Here’s the boiled down version of this case. It’s all about one word – preemption.
Side 1 – Corporate Lawyers say the FDA’s ruling on a drug’s safety is the last and only word. It shall not be challenged. After all if we let consumers (juries) make a case against a drug there will be mass confusion about the label. We will have to “over-warn” about the safety of our products and no one will use them.
Side 2 – Consumers say that they have a right to question public companies about the products that they buy, if they feel they have been harmed by those products. They even have the right to bring companies to a courthouse and prove that their product is safe in front of a judge and jury. The damages should be determined and agreed upon.

So who is right?
Side one has what seems to be a valid concern about label confusion and over-warning but it has never been proven to be fact, even in the 70 years that product liability law suits and the FDA have allowed litigation. Side one’s solution to this problem is quite simple – disallow product liability law suits.
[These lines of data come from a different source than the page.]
__device__ __forceinline__ void stage_weights_bwd(char* lds, const micf_block_bwd_group& g) {
  const uint16_t* wqt = static_cast<const uint16_t*>(g.wqt), *wkvt = static_cast<const uint16_t*>(g.wkvt), *wpt = static_cast<const uint16_t*>(g.wpt),
                 *w1t = static_cast<const uint16_t*>(g.w1t), *w2t = static_cast<const uint16_t*>(g.w2t);
  const int tid = threadIdx.x;
  for (int s = tid; s < 12 * 64; s += NTHR) {
    const int j = s >> 6, li = s & 15, lr = (s >> 4) & 3, row = row_p192(j, li);
    *reinterpret_cast<u32x4v*>(lds + kB2 + s * 16) = *reinterpret_cast<const u32x4v*>(w2t + k16(row, 8 * lr, 3));
    *reinterpret_cast<u32x2v*>(lds + kB2h + s * 8) = *reinterpret_cast<const u32x2v*>(w2t + k16(row, 32 + 4 * lr, 3));
  }
  for (int s = tid; s < 18 * 64; s += NTHR) {
    const int f = s >> 6, j = f / 6, kc = f - 6 * j, li = s & 15, lr = (s >> 4) & 3;
    *reinterpret_cast<u32x4v*>(lds + kB1 + s * 16) = *reinterpret_cast<const u32x4v*>(w1t + k16(row_p48(j, li), 32 * kc + 8 * lr, 12));
  }
  for (int s = tid; s < 3 * 64; s += NTHR) {
    const int j = s >> 6, li = s & 15, lr = (s >> 4) & 3, row = 16 * j + li;
    *reinterpret_cast<u32x4v*>(lds + kBP + s * 16) = *reinterpret_cast<const u32x4v*>(wpt + k16(row, 8 * lr, 3));
    *reinterpret_cast<u32x2v*>(lds + kBPh + s * 8) = *reinterpret_cast<const u32x2v*>(wpt + k16(row, 32 + 4 * lr, 3));
  }
  for (int s = tid; s < 9 * 64; s += NTHR) {
    const int f = s >> 6, j = f / 3, h = f - 3 * j, li = s & 15, lr = (s >> 4) & 3;
    *reinterpret_cast<u32x2v*>(lds + kBQ + s * 8) = *reinterpret_cast<const u32x2v*>(wqt + k16(row_p48(j, li), 16 * h + 4 * lr, 3));
  }
  for (int s = tid; s < 18 * 64; s += NTHR) {
    const int f = s >> 6, j = f / 6, h = f - 6 * j, li = s & 15, lr = (s >> 4) & 3;
    *reinterpret_cast<u32x2v*>(lds + kBKV + s * 8) = *reinterpret_cast<const u32x2v*>(wkvt + k16(row_p48(j, li), 16 * h + 4 * lr, 6));
  }
  float* PV = reinterpret_cast<float*>(lds + kBVec);
  for (int e = tid; e < 3 * C; e += NTHR) {
    const float* src = e < C ? g.ln1_g : (e < 2 * C ? g.ln2_g : g.pre_g);
    PV[e] = src ? src[e % C] : 0.f;
  }
}

__device__ __forceinline__ void park12(float* tile, int lr, int li, const float (&v)[12]) {
  float* p = tile + lr * 200 + li * 12;
  *reinterpret_cast<float4*>(p) = make_float4(v[0], v[1], v[2], v[3]);
  *reinterpret_cast<float4*>(p + 4) = make_float4(v[4], v[5], v[6], v[7]);
  *reinterpret_cast<float4*>(p + 8) = make_float4(v[8], v[9], v[10], v[11]);
}
__device__ __forceinline__ void unpark12(const float* tile, int lr, int li, float (&v)[12]) {
  const float* p = tile + lr * 200 + li * 12;
  const float4 a = *reinterpret_cast<const float4*>(p), b = *reinterpret_cast<const float4*>(p + 4), c = *reinterpret_cast<const float4*>(p + 8);
  v[0] = a.x; v[1] = a.y; v[2] = a.z; v[3] = a.w; v[4] = b.x; v[5] = b.y; v[6] = b.z; v[7] = b.w; v[8] = c.x; v[9] = c.y; v[10] = c.z; v[11] = c.w;
}
__device__ __forceinline__ float colsum16(const float* tile, int lane) {
  const int c = lane < 48 ? lane : 0;
  const float* p = tile + (c < 32 ? (c >> 3) * 200 + (c & 7) : ((c - 32) >> 2) * 200 + 8 + (c & 3));
  float s0 = 0.f, s1 = 0.f;
#pragma unroll
  for (int t = 0; t < 16; t += 2) { s0 += p[12 * t]; s1 += p[12 * t + 12]; }
  return s0 + s1;
}

__device__ __forceinline__ void ln_bwd12(const float (&d)[12], const Row12& xin, float mu, float rs, const float* gam, int lr, int li,
                                         int lane, float* tile, const Row12& add, Row12& out, float& pg, float& pb) {
  float gm[12], dxh[12];
  vec12(gam, lr, gm);
  float sa = 0.f, sb = 0.f;
#pragma unroll
  for (int e = 0; e < 12; e += 4) {
    float g4[4], xh[4];
#pragma unroll
    for (int r = 0; r < 4; ++r) { xh[r] = (xin.v[e + r] - mu) * rs; g4[r] = gm[e + r] * d[e + r]; dxh[e + r] = d[e + r] * xh[r]; }
    sa += (g4[0] + g4[1]) + (g4[2] + g4[3]);
    sb += (g4[0] * xh[0] + g4[1] * xh[1]) + (g4[2] * xh[2] + g4[3] * xh[3]);
  }
  const float Am = sum4(sa) * (1.0f / C), Bm = sum4(sb) * (1.0f / C);
  park12(tile, lr, li, dxh);
#pragma unroll
  for (int e = 0; e < 12; ++e) out.v[e] = add.v[e] + rs * (gm[e] * d[e] - Am - ((xin.v[e] - mu) * rs) * Bm);
  pg += colsum16(tile, lane);
  asm volatile("" : "+v"(pg));
  park12(tile, lr, li, d);
  pb += colsum16(tile, lane);
  asm volatile("" : "+v"(pb));
}
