# wlsdzyzl/OnePiece

Hardware: AMD Instinct MI355X
Metric: RGB-D frames/sec fused (640x480, 5 mm voxel TSDF) (higher is better)
Workload: dtype f32

## Files before the change

### onepiece_amd/csrc/integrate.hip

```cpp
#include "volume_core.hpp"

namespace {

typedef unsigned int kc_v2u __attribute__((ext_vector_type(2)));

__device__ __forceinline__ void voxel_load(const float* p, float& s, float& w, float& c0, float& c1, float& c2) {
    s = p[0]; w = p[kVox]; c0 = p[2 * kVox]; c1 = p[3 * kVox]; c2 = p[4 * kVox];
}
__device__ __forceinline__ void voxel_store(float* p, float s, float w, float c0, float c1, float c2) {
    p[0] = s; p[kVox] = w; p[2 * kVox] = c0; p[3 * kVox] = c1; p[4 * kVox] = c2;
}
template <bool PLAIN, bool LEAN = false>
__device__ __forceinline__ void voxel_update(float& s, float& w, float& c0, float& c1, float& c2, float new_sdf, unsigned rgba, const float* s_c255) {
    const float n0 = s_c255[rgba & 0xffu], n1 = s_c255[(rgba >> 8) & 0xffu], n2 = s_c255[(rgba >> 16) & 0xffu];
    if (PLAIN) {
        const float wv = LEAN ? w : ((s >= 1 || w <= 0) ? 0.0f : w);
        const float ps = wv * s, p0 = wv * c0, p1 = wv * c1, p2 = wv * c2;
        const float wsum = wv + 1.0f;
        const float y = __builtin_amdgcn_rcpf(wsum);
        const float ns = ps + 1.0f * new_sdf;
        const float m0 = p0 + 1.0f * n0, m1 = p1 + 1.0f * n1, m2 = p2 + 1.0f * n2;
        float qs = div_int_rcp(ns, wsum, y), q0 = div_int_rcp(m0, wsum, y), q1 = div_int_rcp(m1, wsum, y), q2 = div_int_rcp(m2, wsum, y);
        const bool slow = LEAN ? !(fabsf(ns) >= 0x1p-60f) : ((wsum > 0x1p19f) | !(fabsf(ns) >= 0x1p-60f));
        if (__builtin_expect(__builtin_amdgcn_ballot_w64(slow) != 0ull, 0)) {
            if (slow) { qs = ns / wsum; q0 = m0 / wsum; q1 = m1 / wsum; q2 = m2 / wsum; }
        }
        s = qs; c0 = q0; c1 = q1; c2 = q2;
        w = wsum;
    } else if (!(s >= 1 || w <= 0)) {
        const float wsum = w + 1.0f;
        s = (w * s + 1.0f * new_sdf) / wsum;
        c0 = (w * c0 + 1.0f * n0) / wsum;
        c1 = (w * c1 + 1.0f * n1) / wsum;
        c2 = (w * c2 + 1.0f * n2) / wsum;
        w = wsum;
    } else {
        s = new_sdf; w = 1.0f; c0 = n0; c1 = n1; c2 = n2;
    }
}

__device__ __forceinline__ void voxel_revert(bool hit, float& s, float& w, float& c0, float& c1, float& c2, float new_sdf, unsigned rgba, const float* s_c255, bool& can,
                                             bool& zero) {
    can = hit & !(s >= 1 || w <= 0) & (w >= 1);
    const float rw = w + (-1.0f);
    zero = rw == 0;
    if (!can) return;
    const float n0 = s_c255[rgba & 0xffu], n1 = s_c255[(rgba >> 8) & 0xffu], n2 = s_c255[(rgba >> 16) & 0xffu];
    if (zero) {
        s = 999.0f; w = 0.0f; c0 = -1.0f; c1 = -1.0f; c2 = -1.0f;
    } else {
        s = (w * s + (-1.0f) * new_sdf) / rw;
        c0 = (w * c0 + (-1.0f) * n0) / rw;
        c1 = (w * c1 + (-1.0f) * n1) / rw;
        c2 = (w * c2 + (-1.0f) * n2) / rw;
        w = rw;
    }
}
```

This solves their problems with over warning very easily and quickly.
Side two and the Supreme Court of course are not so easily convinced that this is the proper solution. The consumer feels that placing an industry above the law so to speak is not right. An industry should have to answer to complaints about its products.

Whatever problems the industry has about the affect of product liability litigation; the solution to that problem needs to be something other than a padlock on the courthouse door. The ability to question a company’s management practices that affect the safety of their product by the one that consumes that product must remain in tact. All other issues about the product, about how litigation works, about corporate profitability and the use of the product by others need to be solved with other means. The easy answer is not often the best answer.